=== Task material ===

-            const bool loc = glob && priv != nullptr && lt.priv_off >= 0;
-            cube_scatter_wave_tagged(glob ? (loc ? priv + lt.priv_off : reinterpret_cast<float*>(lt.gtex)) : nullptr, loc, fp, pre.v, w, glob, stage);
-        }
-        if (work) shade_pair_post(pre, normal, kdn, g, mode, min_roughness, max_metallic, o_acc, vd_acc, v_mip, a_mean, a_n, a_kd, a_ks);
+            for (int lv = 0; lv < (DIFFUSE ? 1 : 2); ++lv) {
+                const int l = lv == 0 ? l0 : l1;
+                CubeFp fp;
+                fp.valid = false;
+                if (l >= 0) {
+                    const TailLevelLds& lt = s_levels[l];
+                    const float w = lv == 0 ? w0 : w1;
+                    float o[3], sv, dd[3];
+                    cube_fetch_vjp(gs_global_c(lt.tex), lt.R, pre.dir, pre.v, o, sv, dd, fp);
+#pragma unroll
+                    for (int c = 0; c < 3; ++c) { o_acc[c] = fmaf(w, o[c], o_acc[c]); vd_acc[c] = fmaf(w, dd[c], vd_acc[c]); }
+                    v_mip += lv == 0 ? -sv : sv;
+                }
+                if (!DIFFUSE && lv == 0) {
+                    float4* const park = reinterpret_cast<float4*>(stage) + 2 * (threadIdx.x & 63);
+                    park[0] = make_float4(__int_as_float(fp.idx[0]), __int_as_float(fp.idx[1]), __int_as_float(fp.idx[2]), __int_as_float(fp.idx[3]));
+                    park[1] = make_float4(fp.w[0], fp.w[1], fp.w[2], fp.w[3]);
+                    fp0.valid = fp.valid;
+                } else {
+                    fp1 = fp;
+                }
+            }
+        }
+        if (work) shade_pair_post(pre, normal, kdn, g, mode, min_rough, max_metal, o_acc, vd_acc, v_mip, a_mean, a_n, a_kd, a_ks);
 #pragma unroll
         for (int c = 0; c < 3; ++c) {
             a_mean[c] = tail_group_sum<VPG>(a_mean[c]); a_n[c] = tail_group_sum<VPG>(a_n[c]); a_kd[c] = tail_group_sum<VPG>(a_kd[c]);
         }
         a_ks[0] = tail_group_sum<VPG>(a_ks[0]); a_ks[1] = tail_group_sum<VPG>(a_ks[1]);
+        slot_raw = pf.slot;
+        {
+            const long long u = (long long)(it + 1) * stride;
+            const size_t ub = (size_t)(u < N ? u : N - 1);
+            tail_load(pf, means + 3 * ub, normals + 3 * ub, kd + 3 * ub, ks + 2 * ub, (unsigned)(row(it + 1) - ub), cot_ptr(slot_raw),
+                      (GS_GLOBAL const int32_t*)vw.packed_index + row(it + 2));
+        }
+        constexpr int OWN = VPG >= 4 ? 1 : 4 / VPG;
+        float b_old[OWN][3];
+#pragma unroll
+        for (int j = 0; j < OWN; ++j) {
+            const int k = view + j * VPG;
+            const size_t r = row(it);
+            const float* p = k == 1 ? v_ks + 2 * r : (k == 2 ? v_normals + 3 * r : (k == 3 ? v_kd + 3 * r : v_means + 3 * r));
+            b_old[j][0] = b_old[j][1] = b_old[j][2] = 0.0f;
+            if (accumulate) { b_old[j][0] = p[0]; b_old[j][1] = p[1]; b_old[j][2] = p[k == 1 ? 0 : 2]; }
+        }
+        if (any) {
+            if (!DIFFUSE) {
+                const float4* const park = reinterpret_cast<const float4*>(stage) + 2 * (threadIdx.x & 63);
+                const float4 pi = park[0], pw = park[1];
+                fp0.idx[0] = __float_as_int(pi.x); fp0.idx[1] = __float_as_int(pi.y); fp0.idx[2] = __float_as_int(pi.z); fp0.idx[3] = __float_as_int(pi.w);
+                fp0.w[0] = pw.x; fp0.w[1] = pw.y; fp0.w[2] = pw.z; fp0.w[3] = pw.w;
+            }
+            if (on0 && s_levels[l0].lds_off >= 0) cube_scatter_lds(s_grad + s_levels[l0].lds_off, DIFFUSE ? fp1 : fp0, pre.v, w0);
+            if (!DIFFUSE && on1 && s_levels[l1].lds_off >= 0) cube_scatter_lds(s_grad + s_levels[l1].lds_off, fp1, pre.v, w1);
+        }
+        tail_wait(pf);
         if (n < N) {
             if (view == 0 % VPG) {
 #pragma unroll
-                for (int c = 0; c < 3; ++c) v_means[3 * (size_t)n + c] = (accumulate ? v_means[3 * (size_t)n + c] : 0.0f) + a_mean[c];
+                for (int c = 0; c < 3; ++c) v_means[3 * (size_t)n + c] = b_old[0 / VPG % OWN][c] + a_mean[c];
             }
             if (view == 1 % VPG) {
-                float2 o = accumulate ? *reinterpret_cast<float2*>(v_ks + 2 * (size_t)n) : make_float2(0.f, 0.f);
-                o.x += a_ks[0]; o.y += a_ks[1];
-                *reinterpret_cast<float2*>(v_ks + 2 * (size_t)n) = o;
+                const float* b = b_old[1 / VPG % OWN];
+                *reinterpret_cast<float2*>(v_ks + 2 * (size_t)n) = make_float2(b[0] + a_ks[0], b[1] + a_ks[1]);
             }
             if (view == 2 % VPG) {
 #pragma unroll
-                for (int c = 0; c < 3; ++c) v_normals[3 * (size_t)n + c] = (accumulate ? v_normals[3 * (size_t)n + c] : 0.0f) + a_n[c];
+                for (int c = 0; c < 3; ++c) v_normals[3 * (size_t)n + c] = b_old[2 / VPG % OWN][c] + a_n[c];
             }
             if (view == 3 % VPG) {
 #pragma unroll
-                for (int c = 0; c < 3; ++c) v_kd[3 * (size_t)n + c] = (accumulate ? v_kd[3 * (size_t)n + c] : 0.0f) + a_kd[c];
+                for (int c = 0; c < 3; ++c) v_kd[3 * (size_t)n + c] = b_old[3 / VPG % OWN][c] + a_kd[c];
+            }
+        }
+        if (any) {
+#pragma unroll
+            for (int lv = 0; lv < (DIFFUSE ? 1 : 2); ++lv) {
+                const bool on = lv == 0 ? on0 : on1;
+                const TailLevelLds& lt = s_levels[on ? (lv == 0 ? l0 : l1) : 0];
+                const bool glob = on && lt.lds_off < 0;
+                const bool loc = glob && priv != nullptr && lt.priv_off >= 0;
+                cube_scatter_wave_tagged(glob ? (loc ? priv + lt.priv_off : reinterpret_cast<float*>(lt.gtex)) : nullptr, loc, (!DIFFUSE && lv == 0) ? fp0 : fp1,
+                                         pre.v, lv == 0 ? w0 : w1, glob, stage);
             }
         }
     }
diff --git a/geosplatting_amd/csrc/gs_shade_dev.h b/geosplatting_amd/csrc/gs_shade_dev.h
--- a/geosplatting_amd/csrc/gs_shade_dev.h
+++ b/geosplatting_amd/csrc/gs_shade_dev.h
@@ -216,24 +216,27 @@
     v_ks[0] = v_rough * (1.0f - min_roughness); v_ks[1] = v_metal * max_metallic;
 }
 
-__device__ __forceinline__ void cube_fetch_vjp(const float* __restrict__ tex, int R, const float* d, const float* v, float* out,
-                                               float& s, float* v_d, CubeFp& fp)
-{
-    cube_footprint(d, R, fp);
+struct CubeTaps { float t[4][3]; };
+template <class Tex>
+__device__ __forceinline__ void cube_taps_issue(Tex __restrict__ tex, const CubeFp& fp, CubeTaps& x)
+{
+#pragma unroll
+    for (int i = 0; i < 4; ++i) {
+        const int safe = (fp.valid && fp.idx[i] >= 0) ? fp.idx[i] : 0;
+        const Tex p = tex + (size_t)safe * 3;
+        x.t[i][0] = p[0]; x.t[i][1] = p[1]; x.t[i][2] = p[2];
+    }
+}
+
+__device__ __forceinline__ void cube_taps_vjp(CubeTaps& x, int R, const float* d, const float* v, const CubeFp& fp, float* out,
+                                              float& s, float* v_d)
+{
+    float (&t)[4][3] = x.t;
     const bool valid = fp.valid;
-    bool ok[4]; int safe[4];
-#pragma unroll
-    for (int i = 0; i < 4; ++i) { ok[i] = valid && fp.idx[i] >= 0; safe[i] = ok[i] ? fp.idx[i] : 0; }
-    float t[4][3];
+    bool has_miss = false;
 #pragma unroll
     for (int i = 0; i < 4; ++i) {
-        const float* p = tex + (size_t)safe[i] * 3;
-        t[i][0] = p[0]; t[i][1] = p[1]; t[i][2] = p[2];
-    }
-    bool has_miss = false;
-#pragma unroll
-    for (int i = 0; i < 4; ++i) {
-        if (!ok[i]) { t[i][0] = t[i][1] = t[i][2] = 0.0f; }
+        if (!(valid && fp.idx[i] >= 0)) { t[i][0] = t[i][1] = t[i][2] = 0.0f; }
         has_miss = has_miss || (valid && fp.idx[i] < 0);
     }
     if (has_miss) {
@@ -269,8 +272,24 @@
     }
 }
 
+template <class Tex>
+__device__ __forceinline__ void cube_fetch_vjp(Tex __restrict__ tex, int R, const float* d, const float* v, float* out,
+                                               float& s, float* v_d, CubeFp& fp)
+{
+    cube_footprint(d, R, fp);
+    CubeTaps x;
+    cube_taps_issue(tex, fp, x);
+    cube_taps_vjp(x, R, d, v, fp, out, s, v_d);
+}
+
+__device__ __forceinline__ float pair_spec(float metal, float kd)
+{
+#pragma clang fp contract(off)
+    return (1.0f - metal) * 0.04f + kd * metal;
+}
+
 struct PairPre {
-    float metal, spec[3], wo[3], len, d;
+    float metal, wo[3], len, d;
     float fg0, dfg_du[2], dfg_dv[2];
     float dir[3];
     float v[3];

===

» **Work item**:
Retype exactly the lines from the start of the entries through the one with "o[3], sv, dd[3];"; include both ends.

» **Output for this task**:
-            const bool loc = glob && priv != nullptr && lt.priv_off >= 0;
-            cube_scatter_wave_tagged(glob ? (loc ? priv + lt.priv_off : reinterpret_cast<float*>(lt.gtex)) : nullptr, loc, fp, pre.v, w, glob, stage);
-        }
-        if (work) shade_pair_post(pre, normal, kdn, g, mode, min_roughness, max_metallic, o_acc, vd_acc, v_mip, a_mean, a_n, a_kd, a_ks);
+            for (int lv = 0; lv < (DIFFUSE ? 1 : 2); ++lv) {
+                const int l = lv == 0 ? l0 : l1;
+                CubeFp fp;
+                fp.valid = false;
+                if (l >= 0) {
+                    const TailLevelLds& lt = s_levels[l];
+                    const float w = lv == 0 ? w0 : w1;
+                    float o[3], sv, dd[3];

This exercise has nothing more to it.